SUPPLIED INFORMATION:
template <int TH, int TW, int BN, int WM, int WN, int NS, int STATS>
__global__ __launch_bounds__(256, 2) void conv3x3_pers16_kernel(Conv3x3Args a, int ntiles, int GX, int GY) {
  using T = bf16_t;
  constexpr int HP = TW + 4, HH_ = TH + 2, ROWS = HH_ * HP;
  constexpr int NGA = (ROWS + 15) / 16, HG = (NGA + 3) / 4;
  constexpr int A_BYTES = HG * 4 * 1024;
  constexpr int BG = BN / 64;
  constexpr int B_BYTES = BN * 64;
  constexpr int BM = TH * TW, WTM = BM / WM, WTN = BN / WN, MI = WTM / 16, NI = WTN / 16;
  constexpr int RB = TW / 16;
  constexpr int NST = MI * (NI / 2) + (STATS == 1 ? (NI / 2) * 16 : 0);
  static_assert((NS - 2) * BG + HG + NST <= 63, "vmcnt is a 6-bit counter");
  static_assert(WM * WN == 4 && BN % 64 == 0 && NS == 4 && TW % 16 == 0 && WTM % TW == 0, "configuration");

  extern __shared__ __attribute__((aligned(16))) char smem[];
  char* const ldsA = smem;
  char* const ldsB = smem + 2 * A_BYTES;
  const T* __restrict__ x0 = static_cast<const T*>(a.x0);
  const T* __restrict__ x1 = static_cast<const T*>(a.x1);
  const char* __restrict__ wp = static_cast<const char*>(a.w);

  const int tid = threadIdx.x, lane = tid & 63;
  const int wave = __builtin_amdgcn_readfirstlane(tid >> 6);
  const int wm = wave / WN, wn = wave % WN;
  const int cl = lane & 15, kp = lane >> 4;
  const int ctot = a.c0 + a.c1;
  const int drow = lane >> 2, dslot = lane & 3;

  int ageo[HG];
#pragma unroll
  for (int j = 0; j < HG; ++j) {
    const int row = (wave + 4 * j) * 16 + drow;
    const int hy = row / HP, hx = row - hy * HP;
    ageo[j] = (((row < ROWS && hx < TW + 2) ? hy : 0x4000) << 16) | (hx << 8) | ((dslot ^ (((hx >> 2) & 1) << 1)) * 8);
  }
  int aofs[RB][3];
#pragma unroll
  for (int rb = 0; rb < RB; ++rb)
#pragma unroll
    for (int kw = 0; kw < 3; ++kw) {
      const int px = rb * 16 + cl + kw;
      aofs[rb][kw] = ((wm * (WTM / TW)) * HP + px) * 64 + ((kp ^ (((px >> 2) & 1) << 1)) << 4);
    }
  const int nrow = wn * WTN + cl;
  const int bofs = nrow * 64 + ((kp ^ ((-(nrow >> 2)) & 3)) << 4);
  int wrow_off[BG];
#pragma unroll
  for (int j = 0; j < BG; ++j) {
    const int n = (wave + 4 * j) * 16 + drow;
    wrow_off[j] = (n * 32 + ((dslot ^ ((-(n >> 2)) & 3)) * 8)) * 2;
  }

  struct Tile { int img, y0, x0p, n0, id; };
  auto locate = [&](int L) {
    int bt, by;
    if (a.xsp) {
      const unsigned xcd = (unsigned)L & 7u, k = (unsigned)L >> 3;
      const unsigned xp = xcd % (unsigned)a.xsp, xn = xcd / (unsigned)a.xsp;
      const unsigned P = (unsigned)GX / (unsigned)a.xsp, Nn = (unsigned)GY / (unsigned)a.xsn;
      const unsigned kp_ = k / Nn, kn_ = k - kp_ * Nn;
      bt = (int)(xp * P + kp_); by = (int)(xn * Nn + kn_);
    } else {
      by = L / GX; bt = L - by * GX;
    }
    Tile t;
    t.id = bt;
    const int tx = bt % a.tilesX; bt /= a.tilesX;
    const int ty = bt % a.tilesY;
    t.img = bt / a.tilesY;
    t.y0 = ty * TH; t.x0p = tx * TW; t.n0 = by * BN;
    return t;
  };
  const char* wq[BG];
  int wqstep[BG];
  auto wq_start = [&](int n0, bool live) {
#pragma unroll
    for (int j = 0; j < BG; ++j) {
      const int n = (wave + 4 * j) * 16 + drow;
      const bool ok = live && n0 + n < a.Cout;
      wq[j] = ok ? wp + (long)n0 * 64 + wrow_off[j] : g_zero_page;
      wqstep[j] = ok ? a.Cout * 64 : 0;
    }
  };
  auto dma_w = [&](int slot) {
    char* dst = ldsB + slot * B_BYTES + wave * 1024;
#pragma unroll
    for (int j = 0; j < BG; ++j) {
      dma16(wq[j], dst + j * 4096);
      wq[j] += wqstep[j];
    }
  };
  auto halo_pix = [&](const Tile& t, bool live, int (&apix)[HG]) {
#pragma unroll
    for (int j = 0; j < HG; ++j) {
      const int gy = t.y0 - 1 + (ageo[j] >> 16), gx = t.x0p - 1 + ((ageo[j] >> 8) & 0xff);
      apix[j] = (live && gy >= 0 && gy < a.H && gx >= 0 && gx < a.W) ? (t.img * a.H + gy) * a.W + gx : -1;
    }
  };
  auto dma_halo = [&](const int (&apix)[HG], int c, int buf) {
    char* dst = ldsA + buf * A_BYTES + wave * 1024;
    const bool second = c * 32 >= a.c0;
    const char* const base = reinterpret_cast<const char*>(second ? x1 : x0);
    const int ld = second ? a.ld1 : a.ld0, ch0 = c * 32 - (second ? a.c0 : 0);
    const bool inrange = c * 32 < ctot;
#pragma unroll
    for (int j = 0; j < HG; ++j) {
      const int ch = ch0 + (ageo[j] & 0xff);
      const unsigned off = ((unsigned)apix[j] * (unsigned)ld + (unsigned)ch) * 2u;
      const bool ok = apix[j] >= 0 && inrange && c * 32 + (ageo[j] & 0xff) < ctot;
      const void* g = ok ? static_cast<const void*>(base + off) : static_cast<const void*>(g_zero_page);
      dma16(g, dst + j * 4096);
    }
  };

  f32x4 acc[MI][NI];
  auto compute = [&](auto tapc, const char* Ab, const char* Bb) {
    constexpr int tap = decltype(tapc)::value;
    constexpr int kh = tap / 3, kw = tap % 3;
    bf16x8 af[MI], bfr[NI];
#pragma unroll
    for (int mi = 0; mi < MI; ++mi)
      af[mi] = *reinterpret_cast<const bf16x8*>(Ab + aofs[mi % RB][kw] + (kh + mi / RB) * HP * 64);
#pragma unroll
    for (int ni = 0; ni < NI; ++ni) bfr[ni] = *reinterpret_cast<const bf16x8*>(Bb + bofs + ni * 1024);
#pragma unroll
    for (int mi = 0; mi < MI; ++mi)
#pragma unroll
      for (int ni = 0; ni < NI; ++ni)
        acc[mi][ni] = __builtin_amdgcn_mfma_f32_16x16x32_bf16(bfr[ni], af[mi], acc[mi][ni], 0, 0, 0);
  };

  const int G = gridDim.x;
  int L = blockIdx.x;
  Tile cur = locate(L);
  bool has_next = L + G < ntiles;
  Tile nxt = cur;
  if (has_next) nxt = locate(L + G);
  int apix_cur[HG];
  halo_pix(cur, true, apix_cur);
  wq_start(cur.n0, true);
  dma_halo(apix_cur, 0, 0);
  static_for<NS - 1>([&](auto k) { dma_w(decltype(k)::value); });
  wait_vm<0>();
  __builtin_amdgcn_s_barrier();

  int gc = 0;
  auto chunk = [&](auto firstc, int c) {
    constexpr bool FIRST = decltype(firstc)::value;
    const char* Ab = ldsA + (gc & 1) * A_BYTES;
    const int it0 = gc * 9;
    const bool last = c + 1 == a.nchunk;
    static_for<9>([&](auto tapc) {
      constexpr int tap = decltype(tapc)::value;
      if (tap == 0) {
        if (!last) dma_halo(apix_cur, c + 1, (gc + 1) & 1);
        else {
          int apix_nxt[HG];
          halo_pix(nxt, has_next, apix_nxt);
          dma_halo(apix_nxt, 0, (gc + 1) & 1);
        }
      }
      if (tap == 9 - (NS - 1) && last) wq_start(nxt.n0, has_next);
      dma_w((it0 + tap + NS - 1) % NS);
      compute(tapc, Ab, ldsB + ((it0 + tap) % NS) * B_BYTES);
      __builtin_amdgcn_sched_barrier(0);
      wait_vm<(NS - 2) * BG + (tap <= NS - 3 ? HG : 0) + ((FIRST && tap <= 1) ? NST : 0)>();
      __builtin_amdgcn_s_barrier();
    });
    ++gc;
  };
  float cs1[STATS == 2 ? NI / 2 : 1][8], cs2[STATS == 2 ? NI / 2 : 1][8];
  if constexpr (STATS == 2) {
#pragma unroll
    for (int pr = 0; pr < NI / 2; ++pr)
#pragma unroll
      for (int k = 0; k < 8; ++k) { cs1[pr][k] = 0.f; cs2[pr][k] = 0.f; }
  }
  for (;;) {
    __builtin_amdgcn_sched_barrier(0);
#pragma unroll
    for (int mi = 0; mi < MI; ++mi)
#pragma unroll
      for (int ni = 0; ni < NI; ++ni)
#pragma unroll
        for (int j = 0; j < 4; ++j) acc[mi][ni][j] = 0.f;
    __builtin_amdgcn_sched_barrier(0);
    chunk(std::true_type{}, 0);
    for (int c = 1; c < a.nchunk; ++c) chunk(std::false_type{}, c);
    {
      const OutMap om{1, 0, 0, a.H, a.W};
      const float nobias[NI][4] = {};
      if constexpr (STATS == 2)
        conv_epilogue16_direct<TH, TW, BN, WM, WN, false, true, true>(a, acc, nobias, cur.img, cur.y0, cur.x0p, cur.n0, tid, om, -1, cs1, cs2);
      else
        conv_epilogue16_direct<TH, TW, BN, WM, WN, false, STATS == 1>(a, acc, nobias, cur.img, cur.y0, cur.x0p, cur.n0, tid, om, (long)cur.id * WM + wm);
      if (!(cur.y0 + TH <= a.H && cur.x0p + TW <= a.W && cur.n0 + BN <= a.Cout)) wait_vm<0>();
    }
    if (!has_next) break;
    L += G;
    cur = nxt;
    halo_pix(cur, true, apix_cur);
    has_next = L + G < ntiles;
    if (has_next) nxt = locate(L + G);
  }
  if constexpr (STATS == 2) conv_stats_flush<BN, WN>(a, cs1, cs2, cur.n0, tid, (long)blockIdx.x * WM + wm);
}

YOUR ASSIGNMENT: Having output the line that contains "static_assert((NS - 2)", stop. Every line before it, back to the first line of the data, must be reproduced exactly.

REPLY TO THE EXERCISE:
template <int TH, int TW, int BN, int WM, int WN, int NS, int STATS>
__global__ __launch_bounds__(256, 2) void conv3x3_pers16_kernel(Conv3x3Args a, int ntiles, int GX, int GY) {
  using T = bf16_t;
  constexpr int HP = TW + 4, HH_ = TH + 2, ROWS = HH_ * HP;
  constexpr int NGA = (ROWS + 15) / 16, HG = (NGA + 3) / 4;
  constexpr int A_BYTES = HG * 4 * 1024;
  constexpr int BG = BN / 64;
  constexpr int B_BYTES = BN * 64;
  constexpr int BM = TH * TW, WTM = BM / WM, WTN = BN / WN, MI = WTM / 16, NI = WTN / 16;
  constexpr int RB = TW / 16;
  constexpr int NST = MI * (NI / 2) + (STATS == 1 ? (NI / 2) * 16 : 0);
  static_assert((NS - 2) * BG + HG + NST <= 63, "vmcnt is a 6-bit counter");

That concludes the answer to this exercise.